On February 7, 2012, the Company issued a press release announcing the Qianshi and the Meilan transactions described in Item 1.01 of this current report. The Company’s press release is filed as Exhibit 99.2 to this Current Report and is incorporated herein by reference.

 

Item 9.01  Financial Statements and Exhibits.

 

(a) Financial Statements of Business Acquired

 

The financial statements required by Item 9.01(a) are not being filed herewith. The information required by Item 9.01(a) will be filed with the Securities and Exchange Commission (the “SEC”) by amendment to this Current Report on Form 8-K no later than 71 days after the date on which the Initial Report was required to be filed.

 

(b) Pro Forma Financial Information

 

The pro forma financial statements required by Item 9.01(b) are not being furnished herewith.
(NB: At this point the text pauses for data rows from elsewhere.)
### ipc_b200/csrc/context.h

```cpp
#pragma once
#include "kernels.h"
#include "broadphase_types.h"
#include <cuda_runtime.h>
#include <cstdint>
#include <cstring>
#include <string>
#include <vector>

namespace ipcgpu {

template <typename T>
struct DevBuf {
    T* p = nullptr;
    size_t n = 0;
    ~DevBuf() { release(); }
    void release()
    {
        if (p) cudaFree(p);
        p = nullptr;
        n = 0;
    }
    bool reserve(size_t count)
    {
        if (count <= n) return true;
// ... 115 lines not shown
    int hs_count[2];
};

}

struct ipcgpu_ctx {
    int device = 0;
    cudaStream_t stream = nullptr;
    cudaStream_t deriv = nullptr;
    cudaEvent_t ev_deriv_fork = nullptr, ev_deriv_done = nullptr;
    bool deriv_open = false, deriv_copied = false;
    int prio_low = 0, prio_high = 0;
    cudaStream_t deriv_stream() const { return deriv_open ? deriv : stream; }
    cudaStream_t side = nullptr;
    cudaStream_t copy = nullptr;
    cudaEvent_t ev_copy_fork = nullptr, ev_copy_join = nullptr;
    bool copy_pending = false;
    cudaEvent_t ev_inputs = nullptr, ev_join = nullptr, ev_scatter = nullptr;
    bool scatter_marked = false;
    bool inputs_marked = false;
    void mark_inputs()
    {
        inputs_marked = (cudaEventRecord(ev_inputs, stream) == cudaSuccess);
    }
    std::string err;
    uint64_t launches = 0;

    int rank = 0, nranks = 1;
    void* nccl_comm = nullptr;
    int v_begin = 0, v_end = 0, n_list = 0;
    ipcgpu::DevBuf<int> tet_list;
    long long a_begin = 0, a_end = 0;

    ipcgpu::DevBuf<ipcgpu::IterState> iter;
    ipcgpu::IterState* h_iter = nullptr;
    double pSize = 0.0;
    bool dir_valid = false, pSize_surface = false;
    unsigned local_scalars = 0;
    bool a_all_dirty = false;
    std::vector<int> h_ia;

    int nV = 0, nT = 0, energy = 0;
    int t_begin = 0, t_end = 0;
    ipcgpu::DevBuf<double> V, Vsaved, Vrest, Ainv, vol, mu, lam, mass, Vprev, xtilde;
    bool prev_set = false, xtilde_set = false;
    ipcgpu::DevBuf<int> T;
    ipcgpu::DevBuf<uint8_t> dbc;
    bool has_mass = false, has_dbc = false, state_saved = false;
    std::vector<int> h_T;

    int nSV = 0, nSE = 0, nSF = 0;
    int nVdof = 0x7fffffff;
    int ee_as_vf = 1;
    ipcgpu::DevBuf<int> SVI, SE, SF, vCoDim;
    bool has_codim = false, surface_ready = false;
    int pair_capacity = 1 << 20;
    int exchange_capacity = 1 << 16;
    bool canonical_order = true;
    bool partition_contact = false, lists_local = false;
    ipcgpu::ContactWork cw;
    ipcgpu::CcdWork ccd;
    ipcgpu::PointTetWork pit;
    int n_hs = 0;
    ipcgpu::DevBuf<double> hs_par, hs_lam, hs_partials;
    ipcgpu::DevBuf<int> hs_flags, hs_offs, hs_cnt, hs_pstart;
    ipcgpu::DevBuf<int2> hs_act, hs_lag;
    ipcgpu::DevBuf<unsigned char> hs_scan;
    size_t hs_scan_bytes = 0;
    bool hs_set_built = false, hs_lag_ready = false;
    bool damp_on = false, damp_inc_ready = false, nbc_on = false;
    int n_dbc = 0;
    ipcgpu::DevBuf<double> damp_D, damp_partials, nbc_f, nbc_partials, dbc_tgt, dbc_lam, dbc_partials;
    ipcgpu::DevBuf<int> damp_inc_ptr, damp_inc, dbc_vid;
    ipcgpu::DevBuf<ipcgpu::TimeParams> tparams;
    ipcgpu::DevBuf<double> vel, acc, dxe;
    bool time_set = false;
    int dyn_nV = 0;
    size_t ccd_capacity = (size_t)1 << 23;
    std::vector<int> h_SVI;
    double debug_prune_seed = -1.0;
    long long debug_ti_budget = -1;

    ipcgpu::DevBuf<int> inc_ptr, inc;
    int nSlots = 0, nOffSlots = 0;
    ipcgpu::DevBuf<int> slot_v, slot_u, slot_off, con_ptr;
    ipcgpu::DevBuf<unsigned> con_src;
    bool hblk_valid = false;
    bool maps_ready = false, offsets_ready = false;

    int n_rows = 0, nnz = 0, index_base = 0;
    ipcgpu::DevBuf<int> ia, ja;
    ipcgpu::DevBuf<double> a;
    ipcgpu::DevBuf<int> flag;
    bool device_pattern = false, pat_pending = false;
    uint64_t pat_seen_version = 0;
    int pat_changed_host = 0;
    ipcgpu::PatternWork pw;
    ipcgpu::DevBuf<int> fia, fja, fpos;
    bool full_pattern_ready = false;
    ipcgpu::DevBuf<double> sol, pcg_b, pcg_r, pcg_p, pcg_q, pcg_minv, pcg_scal, pcg_hist;
    ipcgpu::MultilevelWork ml;

    ipcgpu::DevBuf<double> gcont, hblk, g, e_per_tet, partials, inv_steps, dir, in_partials, e_partials2;
    ipcgpu::DevBuf<double> packed_scalars;
    ipcgpu::DevBuf<double> pSize_dev;

    struct HostState {
        unsigned local_scalars;
        bool lists_local, lists_global, want_cand, swept_ready, fr_ready, inputs_marked, scatter_marked, hs_set_built, hs_lag_ready;
        int nC, nP, nK, fr_host_n;
    };
    struct GraphRec {
        cudaGraphExec_t exec = nullptr;
        cudaGraph_t graph = nullptr;
        uint64_t launches = 0, epoch = 0;
        bool dirty_at_begin = false;
        bool updates_pattern = false;
        bool step_control = false;
        std::vector<cudaGraph_t> bodies;
        HostState hs;
    };
    std::vector<GraphRec> graphs;
    std::vector<cudaGraph_t> capture_bodies;
    static constexpr int kCondDepth = 3;
    cudaStream_t cond_streams[kCondDepth] = { nullptr, nullptr, nullptr };
    int cond_depth = 0;
    bool sc_pending = false, sc_pending_at_capture = false;
    bool capturing = false, pat_pending_at_capture = false;
    uint64_t epoch = 0, launches_at_capture = 0;
    bool dirty_at_capture = false;
    ipcgpu::HostStaging* staging = nullptr;

    bool profiling = false;
    std::vector<std::pair<cudaEvent_t, cudaEvent_t>> prof[16];
    cudaEvent_t timer_a = nullptr, timer_b = nullptr;
    cudaEvent_t prof_begin(int stage)
    {
        if (!profiling) return nullptr;
        cudaEvent_t a, b;
        cudaEventCreate(&a);
        cudaEventCreate(&b);
        prof[stage].emplace_back(a, b);
        cudaEventRecord(a, stream);
        return b;
    }
    void prof_end(cudaEvent_t b)
    {
        if (b) cudaEventRecord(b, stream);
    }

    ipcgpu::ElasticArgs eargs() const
    {
        ipcgpu::ElasticArgs p;
        p.nV = nV; p.nT = nT; p.t_begin = t_begin; p.t_end = t_end;
        p.n_list = n_list; p.tet_list = (nranks > 1) ? tet_list.p : nullptr;
        p.V = V.p; p.T = T.p; p.Ainv = Ainv.p; p.vol = vol.p; p.mu = mu.p; p.lam = lam.p; p.energy = energy;
        p.e_row_lo = (nranks > 1) ? v_begin : 0; p.e_row_hi = (nranks > 1) ? v_end : nV;
        return p;
    }
};
```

The information required by Item 9.01(b) will be furnished with the SEC by amendment to this Current Report on Form 8-K no later than 71 days after the date on which the Initial Report was required to be filed.

 

(d) Exhibits

 

10.1 Wuchuan Equity Transfer and Capital Increase Agreement, dated January 16, 2012 (translation from original Chinese)
   
10.2 Meilan Equity Transfer Agreement, dated February 7, 2012 (translation from original Chinese)
   
10.3 Qianshi Equity Transfer Agreement, dated February 7, 2012 (translation from original Chinese)
   
99.1 Press Release, dated January 17, 2012
   
99.2 Press Release, dated February 8, 2012

 

 
 

 

SIGNATURES

 

Pursuant to the requirements of the Securities Exchange Act of 1934, as amended, the registrant has caused this report to be signed on its behalf by the undersigned, hereunto duly authorized.

 

  China Shen Zhou Mining & Resources, Inc.